Determine how many lines of the data include the word "unsigned", and write only that number.

Top of Data in this exercise

## Fuse final 17-22 FISTA iterations into one two-stage tail kernel

When 17 to 22 iterations remain on a large diagonal-quadratic L1 problem, the host launches one fused kernel with 512-thread workgroups. The first half runs roughly half the remaining chain and hands its elements through LDS to the second half, which runs the rest, so the tail no longer needs two separate passes over the vector. The control logic gains a DUE/HELD state so the first pass's acceptance is held until the second pass decides, and separate partial and pack buffers are added for the second half. This adds new code paths, extra device buffers and a tighter ring budget in exchange for removing one full memory sweep and one launch at the end of each run.

Measured after the change: 11280. 1.7% lower.

```diff
diff --git a/zfista_amd/_lib.py b/zfista_amd/_lib.py
--- a/zfista_amd/_lib.py
+++ b/zfista_amd/_lib.py
@@ -20,6 +20,8 @@
 ZF_MAX_SUB_ITERS = 16
 ZF_MAX_LAG = 2 * ZF_MAX_SUB_ITERS - 2
 ZF_PEND_FLUSH = -1
+ZF_FT_DUE, ZF_FT_HELD = 1, 2
+ZF_FT_MIN_LEFT, ZF_FT_MAX_LEFT = 17, 22
 TR_ERR, TR_F, TR_LR, TR_FUN, TR_TRIALS, TR_FX, TR_GX, TR_FY = range(8)
 PK_FY, PK_DOT, PK_SS, PK_GX, PK_FX, PK_ERR = range(6)
 PK_DF = 7
@@ -269,7 +271,8 @@
                 "ZF_COMM", "ZF_MO_COMM", "ZF_MO_LAUNCH_AHEAD", "ZF_MO_SPIN_LIMIT", "ZF_RCCL_LIB", "ZF_DUAL_SOLVER",
                 "ZF_FORCE_SPLIT", "ZF_LIB_PATH", "ZF_BENCH_BACKEND",
                 "ZF_RUNAHEAD", "ZF_RUNAHEAD_SPIN_LIMIT", "ZF_PASS_SEQ_START", "ZF_AHEAD",
-                "ZF_AHEAD_UNSHARDED", "ZF_ACCEPT", "ZF_OP_SEPARABLE", "ZF_OP_FUSE_PROX", "ZF_OP_PERSIST", "ZF_RUNAHEAD_SHARDED")
+                "ZF_AHEAD_UNSHARDED", "ZF_ACCEPT", "ZF_OP_SEPARABLE", "ZF_OP_FUSE_PROX", "ZF_OP_PERSIST", "ZF_RUNAHEAD_SHARDED",
+                "ZF_FUSED_TAIL")
 
 
 def env_overrides() -> dict:
diff --git a/zfista_amd/csrc/zf_common.h b/zfista_amd/csrc/zf_common.h
--- a/zfista_amd/csrc/zf_common.h
+++ b/zfista_amd/csrc/zf_common.h
@@ -36,6 +36,7 @@
     bool op_separable;
     bool op_fuse_prox;
     bool op_persist;
+    int fused_tail;
     long long mo_spin_limit;
 };
 zf_env zf_env_read();
diff --git a/zfista_amd/csrc/zf_decide.h b/zfista_amd/csrc/zf_decide.h
--- a/zfista_amd/csrc/zf_decide.h
+++ b/zfista_amd/csrc/zf_decide.h
@@ -14,6 +14,9 @@
 enum { ZF_PK_FY = 0, ZF_PK_DOT = 1, ZF_PK_SS = 2, ZF_PK_GX = 3, ZF_PK_FX = 4, ZF_PK_ERR = 5, ZF_PK_DF = 7 };
 enum { ZF_TR_ERR = 0, ZF_TR_F = 1, ZF_TR_LR = 2, ZF_TR_FUN = 3, ZF_TR_TRIALS = 4,
        ZF_TR_FX = 5, ZF_TR_GX = 6, ZF_TR_FY = 7 };
+
+enum { ZF_FT_DUE = 1, ZF_FT_HELD = 2 };
+enum { ZF_FT_MIN_LEFT = 17, ZF_FT_MAX_LEFT = 22 };
 
 ZF_HD inline void zf_reduce_packs(const double* packs, int world, int stride, double* out) {
     for (int k = 0; k < ZF_PACK_LEN; ++k) out[k] = packs[k];
@@ -46,7 +49,9 @@
     const int sub = c->sub_iters > 0 ? c->sub_iters : 1;
     const int64_t left = c->max_iter - c->nit;
     int64_t n = sub >= 16 ? sub / 2 : sub;
-    if (c->lag == 0) {
+    if (c->reserved0 == ZF_FT_HELD) {
+        n = left;
+    } else if (c->lag == 0) {
         if (left >= 2 * (int64_t)sub || left == sub) return sub;
         n = left > sub ? (left + 1) / 2 : left;
     }
@@ -192,6 +197,8 @@
         return;
     }
     const int nf = zf_fresh_len(ctl);
+    const int mark = ctl->reserved0;
+    c.reserved0 = 0;
     int accepted = 0;
     for (int j = 0; j < nf; ++j) {
         const int64_t before = c.nit;
@@ -203,7 +210,10 @@
         }
         if (!go) break;
     }
-    if (accepted == nf) {
+    if (accepted == nf && mark == ZF_FT_DUE && c.status == ZF_RUNNING) {
+        c.lag = lag + nf;
+        c.reserved0 = ZF_FT_HELD;
+    } else if (accepted == nf && mark != ZF_FT_DUE) {
         zf_commit_chain(&c, ctl->cur, ctl->prev, ring, lag + nf);
         c.lag = 0;
     } else {
diff --git a/zfista_amd/csrc/zf_kernels_step.h b/zfista_amd/csrc/zf_kernels_step.h
--- a/zfista_amd/csrc/zf_kernels_step.h
+++ b/zfista_amd/csrc/zf_kernels_step.h
@@ -210,6 +210,9 @@
     int head_nf;
     int fin_grid;
     int accept_mode;
+    double* blk_part_b;
+    double* grp_part_b;
+    double* pack_b;
 };
 
 ZF_HD inline int zf_log_shape(int lag, int nf, int passes) { return (nf & 31) | ((lag & 31) << 5) | ((passes & 63) << 10); }
@@ -649,6 +652,43 @@
     h.beta_next = c->beta_next;
     h.nit = c->nit;
     return h;
+}
+
+template <int S>
+__device__ __forceinline__ void zf_chain_wave_rows(const zf_elem_acc (&acc)[S], double* lds, const int lane, const int wave) {
+    constexpr int RS = S + (S > 1 ? (S & 1) : 0);
+    constexpr int H = zf_chain_h(RS);
+    constexpr int NQ = S * ZF_NPART;
+    double sums[5 * RS], maxs[RS];
+#pragma unroll
+    for (int j = 0; j < RS; ++j) {
+        if (j < S) {
+            sums[j * 5 + 0] = acc[j].fy;
+            sums[j * 5 + 1] = acc[j].dot;
+            sums[j * 5 + 2] = acc[j].ss;
+            sums[j * 5 + 3] = acc[j].l1;
+            sums[j * 5 + 4] = acc[j].fx;
+            maxs[j] = acc[j].mx;
+        } else {
+#pragma unroll
+            for (int k = 0; k < 5; ++k) sums[j * 5 + k] = 0.0;
+            maxs[j] = 0.0;
+        }
+    }
+    zf_wave_reduce_multi<5 * RS, H, false>(sums, lane);
+    zf_wave_reduce_multi<RS, H, true>(maxs, lane);
+    if ((lane & ((64 >> H) - 1)) == 0) {
+#pragma unroll
+        for (int q = 0; q < ((5 * RS) >> H); ++q) {
+            const int idx = zf_wave_reduce_multi_index<5 * RS, H>(q, lane);
+            if (idx / 5 < S) lds[wave * NQ + (idx / 5) * ZF_NPART + idx % 5] = sums[q];
+        }
+#pragma unroll
+        for (int q = 0; q < (RS >> H); ++q) {
+            const int tr = zf_wave_reduce_multi_index<RS, H>(q, lane);
+            if (tr < S) lds[wave * NQ + tr * ZF_NPART + 5] = maxs[q];
+        }
+    }
 }
 
 template <bool GRAD_INLINE, bool NESTEROV, bool BOX, bool NT, int S, int MODE, bool HIST, int SP = S, bool COH = false, bool RES = false>
@@ -955,40 +995,8 @@
         }
     }
 
-    constexpr int RS = S + (S > 1 ? (S & 1) : 0);
-    constexpr int H = zf_chain_h(RS);
     constexpr int NQ = S * ZF_NPART;
-    const int lane = tidx & 63, wave = tidx >> 6;
-    double sums[5 * RS], maxs[RS];
-#pragma unroll
-    for (int j = 0; j < RS; ++j) {
-        if (j < S) {
-            sums[j * 5 + 0] = acc[j].fy;
-            sums[j * 5 + 1] = acc[j].dot;
-            sums[j * 5 + 2] = acc[j].ss;
-            sums[j * 5 + 3] = acc[j].l1;
-            sums[j * 5 + 4] = acc[j].fx;
-            maxs[j] = acc[j].mx;
-        } else {
-#pragma unroll
-            for (int k = 0; k < 5; ++k) sums[j * 5 + k] = 0.0;
-            maxs[j] = 0.0;
-        }
-    }
-    zf_wave_reduce_multi<5 * RS, H, false>(sums, lane);
-    zf_wave_reduce_multi<RS, H, true>(maxs, lane);
-    if ((lane & ((64 >> H) - 1)) == 0) {
-#pragma unroll
-        for (int q = 0; q < ((5 * RS) >> H); ++q) {
-            const int idx = zf_wave_reduce_multi_index<5 * RS, H>(q, lane);
-            if (idx / 5 < S) lds[wave * NQ + (idx / 5) * ZF_NPART + idx % 5] = sums[q];
-        }
-#pragma unroll
-        for (int q = 0; q < (RS >> H); ++q) {
-            const int tr = zf_wave_reduce_multi_index<RS, H>(q, lane);
-            if (tr < S) lds[wave * NQ + tr * ZF_NPART + 5] = maxs[q];
-        }
-    }
+    zf_chain_wave_rows<S>(acc, lds, tidx & 63, tidx >> 6);
     __syncthreads();
     double v = 0.0;
     if (tidx < NQ) {
@@ -1166,6 +1174,304 @@
     zf_pass_tail<S, true, LEN>(T, v);
 }
 
+constexpr int ZF_FT_THREADS = 2 * ZF_BLOCK;
+constexpr int ZF_FT_MAX_L = (ZF_FT_MAX_LEFT + 1) / 2;
+ZF_HD inline bool zf_fused_left(int64_t left) { return left >= ZF_FT_MIN_LEFT && left <= ZF_FT_MAX_LEFT; }
+
+__device__ __forceinline__ void zf_ft_barrier() {
+    asm volatile("s_waitcnt lgkmcnt(0)\n\ts_barrier" ::: "memory");
+}
+
+template <bool NESTEROV, bool RES, int L>
+__device__ __forceinline__ void zf_ft_chain2(zf_d2& a, zf_d2& o, const zf_d2 q, const zf_d2 cc, const double (&beta)[L], const double lr,
+                                             const double tau, zf_elem_acc (&acc)[L]) {
+#pragma unroll
+    for (int j = 0; j < L; ++j) {
+        zf_d2 r;
+        r.x = zf_elem_diag<NESTEROV, false, RES>(a.x, o.x, q.x, cc.x, beta[j], lr, tau, 0.0, 0.0, acc[j]);
+        r.y = zf_elem_diag<NESTEROV, false, RES>(a.y, o.y, q.y, cc.y, beta[j], lr, tau, 0.0, 0.0, acc[j]);
+        o = a;
+        a = r;
+    }
+    __builtin_amdgcn_sched_barrier(0);
+}
+template <bool NESTEROV, bool RES, int L>
+__device__ __forceinline__ void zf_ft_chain1(double& a, double& o, const double q, const double cc, const double (&beta)[L], const double lr,
+                                             const double tau, zf_elem_acc (&acc)[L]) {
+#pragma unroll
+    for (int j = 0; j < L; ++j) {
+        const double r = zf_elem_diag<NESTEROV, false, RES>(a, o, q, cc, beta[j], lr, tau, 0.0, 0.0, acc[j]);
+        o = a;
+        a = r;
+    }
+}
+
+template <int SP>
+__device__ __forceinline__ void zf_fused_pass_tail(const zf_step_args& A, const double v) {
+    constexpr int NQ = SP * ZF_NPART;
+    __shared__ int s_role;
+    __shared__ double s_tot[2 * NQ];
+    __shared__ double s_pack[ZF_MAX_SUB_ITERS * ZF_PACK_LEN];
+    __shared__ zf_trial_eval s_pre[ZF_MAX_SUB_ITERS];
+    __shared__ zf_control s_ctl;
+    const int tid = (int)threadIdx.x, half = tid / ZF_BLOCK, t = tid % ZF_BLOCK;
+    const int G = (int)gridDim.x, b = (int)blockIdx.x;
+    const int gsz = A.fin_gsz, ng = A.fin_ng;
+    const bool grouped = gsz > 1;
+    const bool is_max = (t % ZF_NPART == ZF_NPART - 1);
+    double* blk = half ? A.blk_part_b : A.blk_part;
+    double* grp = half ? A.grp_part_b : A.grp_part;
+    if (t < NQ) zf_publish(blk + (int64_t)b * NQ + t, v);
+    asm volatile("s_waitcnt vmcnt(0)" ::: "memory");
+    __syncthreads();
+    if (tid == 0) {
+        const int g = grouped ? b / gsz : 0;
+        unsigned* cnt = grouped ? A.fin_cnt + (1 + g) * ZF_FIN_CNT_STRIDE : A.fin_cnt;
+        int members = G;
+        if (grouped) members = (g + 1) * gsz <= G ? gsz : G - g * gsz;
+        const unsigned tk = __hip_atomic_fetch_add(cnt, 1u, __ATOMIC_RELAXED, __HIP_MEMORY_SCOPE_AGENT);
+        int role = 0;
+        if (tk == (unsigned)(members - 1)) {
+            __hip_atomic_store(cnt, 0u, __ATOMIC_RELAXED, __HIP_MEMORY_SCOPE_AGENT);
+            role = grouped ? 1 : 2;
+        }
+        asm volatile("s_waitcnt vmcnt(0)" ::: "memory");
+        s_role = role;
+    }
+    __syncthreads();
+    if (s_role == 0) return;
+    if (s_role == 1) {
+        const int g = b / gsz, b0 = g * gsz;
+        const int b1 = b0 + gsz <= G ? b0 + gsz : G;
+        if (t < NQ) zf_publish(grp + (int64_t)g * NQ + t, zf_sum_rows<NQ>(blk + (int64_t)b0 * NQ + t, b1 - b0, is_max));
+        asm volatile("s_waitcnt vmcnt(0)" ::: "memory");
+        __syncthreads();
+        if (tid == 0) {
+            const unsigned tk = __hip_atomic_fetch_add(A.fin_cnt, 1u, __ATOMIC_RELAXED, __HIP_MEMORY_SCOPE_AGENT);
+            const int last = (tk == (unsigned)(ng - 1));
+            if (last) __hip_atomic_store(A.fin_cnt, 0u, __ATOMIC_RELAXED, __HIP_MEMORY_SCOPE_AGENT);
+            asm volatile("s_waitcnt vmcnt(0)" ::: "memory");
+            s_role = last ? 2 : 0;
+        }
+        __syncthreads();
+        if (s_role != 2) return;
+    }
+    if (t < NQ) s_tot[half * NQ + t] = grouped ? zf_sum_rows<NQ>(grp + t, ng, is_max) : zf_sum_rows<NQ>(blk + t, G, is_max);
+    __syncthreads();
+    if (tid >= 64) return;
+    constexpr int CW = (int)(sizeof(zf_control) / 8);
+    static_assert(sizeof(zf_control) % 8 == 0 && CW <= 64, "one lane per word of the control block");
+    unsigned long long* gw = reinterpret_cast<unsigned long long*>(A.ctl_rw);
+    unsigned long long* lw = reinterpret_cast<unsigned long long*>(&s_ctl);
+    if (tid < CW) lw[tid] = gw[tid];
+    __builtin_amdgcn_wave_barrier();
+    if (tid == 0) s_ctl.reserved0 = ZF_FT_DUE;
+    __builtin_amdgcn_wave_barrier();
+    constexpr int SH = zf_chain_h(SP);
+    constexpr int LSTR = 64 >> SH;
+    const int trial = tid / LSTR;
+#pragma unroll 1
+    for (int h = 0; h < 2; ++h) {
+        if (h == 1 && __builtin_amdgcn_readfirstlane(s_ctl.reserved0) != ZF_FT_HELD) break;
+        const double* q = s_tot + h * NQ + trial * ZF_NPART;
+        double pk[ZF_PACK_LEN];
+        pk[ZF_PK_FY] = A.fin_scale_f * q[0];
+        pk[ZF_PK_DOT] = q[1];
+        pk[ZF_PK_SS] = q[2];
+        pk[ZF_PK_GX] = A.fin_scale_g * q[3];
+        pk[ZF_PK_FX] = A.fin_scale_f * q[4];
+        pk[ZF_PK_ERR] = q[5];
+        pk[6] = 0.0;
+        pk[7] = 0.0;
+        if (A.accept_mode != 0) {
+            pk[7] = pk[ZF_PK_FX];
+            pk[ZF_PK_FX] = pk[ZF_PK_FY] + pk[7];
+        }
+        double* pack = h ? A.pack_b : A.pack;
+        if (tid % LSTR == 0) {
+#pragma unroll
+            for (int k = 0; k < ZF_PACK_LEN; ++k) {
+                pack[trial * ZF_PACK_LEN + k] = pk[k];
+                s_pack[trial * ZF_PACK_LEN + k] = pk[k];
+            }
+        }
+        __builtin_amdgcn_wave_barrier();
+        zf_decide_pass_wave(&s_ctl, s_pack, pk, A.trace, A.beta_ring, tid, LSTR, s_pre);
+        __builtin_amdgcn_wave_barrier();
+    }
+    if (tid == 0) {
+        s_ctl.reserved0 = 0;
+        s_ctl.pass_seq = A.pass_seq;
+    }
+    __builtin_amdgcn_wave_barrier();
+    if (tid < CW) gw[tid] = lw[tid];
+}
+
+template <bool NESTEROV, bool RES, int LA, int LB>
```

Bottom of Data in this exercise

Answer area.
7